Several examples follow.

  • “Brigadier General José Arturo Camelo, head of the Military Penal Justice division, while participating in a conference in Washington hosted by the U.S. Army on April 10 of this year, accused Human Rights NGOs of carrying out a ‘judicial war’ against the military. He also denounced that these organizations are ‘friends of the subversives’ and part of a strategy coordinated by the guerrillas.” – from an April 21 Human Rights Watch letter to President Uribe [1]

  • “I wouldn't say this because I have no evidence, but there's a coincidence of what the FARC (guerrillas) say and what these guys [the human rights groups] say. I'm not accusing anyone, but there's a nice coincidence.” – Gen. Carlos Ospina, commander of the Colombian Army, Washington, January 28, 2003. [2]

  • “Intelligence also has to be carried out on NGOs, because they are the ones that have damaged this country. … [S]ubversive groups also work with masks, they work sheltered in those organizations.” – Pedro Juan Moreno, security and intelligence advisor to President Uribe (and Uribe’s former private secretary when governor of Antioquia) [3]

  • “The friends of Mono Jojoy [the FARC guerrillas’ number-two leader] and among them particularly the NGOs that receive the communion of liberation theology or those judicial wanna-be guerrillas … the clergy of CINEP, Father Javier Giraldo, Mr. Gallón and the José Alvear Restrepo Lawyers’ Collective.” – Plinio Apuleyo Mendoza, Colombia’s ambassador to Portugal [4]

  • “Colombia is the victim of an international conspiracy in which environmentalists and communists participate. … [T]his diabolical conspiracy is also carried out when members of the armed forces are brought to court without any proof or evidence. … [P]olitical scientists tell us that communism is dead, but the communists are not and they continue to have their views and their will to fracture contemporary society. Frequently they dress in green, so they are the Green parties, they are no longer the red parties because they do not attract [people], and it doesn’t mean much, instead they are green and they are the environmentalists and they all come together to figure out where they are going to hit and they painfully hit the prestige and the livelihood of Colombians.” – Fernando Londoño, the Uribe government’s “super-minister” of interior and justice, July 10, 2002, upon the release of the book Shearing the Wolf (Esquilando al Lobo), a book alleging NGO links to guerrillas published by Colombia’s “Body of Retired Generals and Admirals” [5]

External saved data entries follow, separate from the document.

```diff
@@ -300,7 +296,7 @@
             for (int i = 0; i < 4; ++i)
                 for (int jj = 0; jj < 4; ++jj) {
                     const double u = t[i][0] * Gm[jj][0] + t[i][1] * Gm[jj][1] + t[i][2] * Gm[jj][2];
-                    const size_t step = ((size_t)tn * 16 + (i * 4 + jj)) * 4 + j;
+                    const size_t step = (((size_t)tn * 4 + i) * 4 + j) * 4 + jj;
                     dst[(step * CB + cb) * 256 + (kq * 16 + m) * 4 + e] = (float)u;
                 }
         }
```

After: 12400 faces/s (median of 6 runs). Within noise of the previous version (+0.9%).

  • “We are going to get ahead and take an offensive position regarding information about human rights. … [W]e are going to stop the highhandedness and injustice of many NGOs. It is unreasonable that in the last year the embassy in Canada has received five thousand complaints of alleged human rights violations and only 20 are against the guerrillas. … [W]e are tired of having to follow in NGOs’ footsteps, of having to dance to their tune.” – Fanny Kertzmann, Colombia’s ambassador to Canada [6]


[1] Human Rights Watch, Letter to President Álvaro Uribe Vélez (Washington: Human Rights Watch, April 21, 2003) <http://www.hrw.org/spanish/cartas/2003/uribe_defensores.html>.

[2] Pamela Hess, “New Colombian soldiers to join fight,” UPI, (Washington: January 28, 2003).

[3] “Se Destapa Pedro Juan Moreno,” Revista Cromos 4,442 (Bogotá, Colombia: March 30, 2003) <http://www.cromos.com.co/anteriores.asp?edicion=4442>.

[4] Plinio Apuleyo Mendoza, “Despedida,” El Espectador (Bogotá, Colombia: November 24, 2002) <http://www.elespectador.com/2002/20021124/opinion/nota7.htm>. The organizations and individuals named are prominent Colombian human rights activists.

[5] “Ministro del Interior acusa a ecologistas de ‘complot mundial’,” EcoNoticias (July 16, 2002) <http://www.iepe.org/econoticias/072002/16072002latin_colombia.htm>.

[6] “Colombia encara la guerra,” El Tiempo (Bogotá, Colombia: August 18, 2002).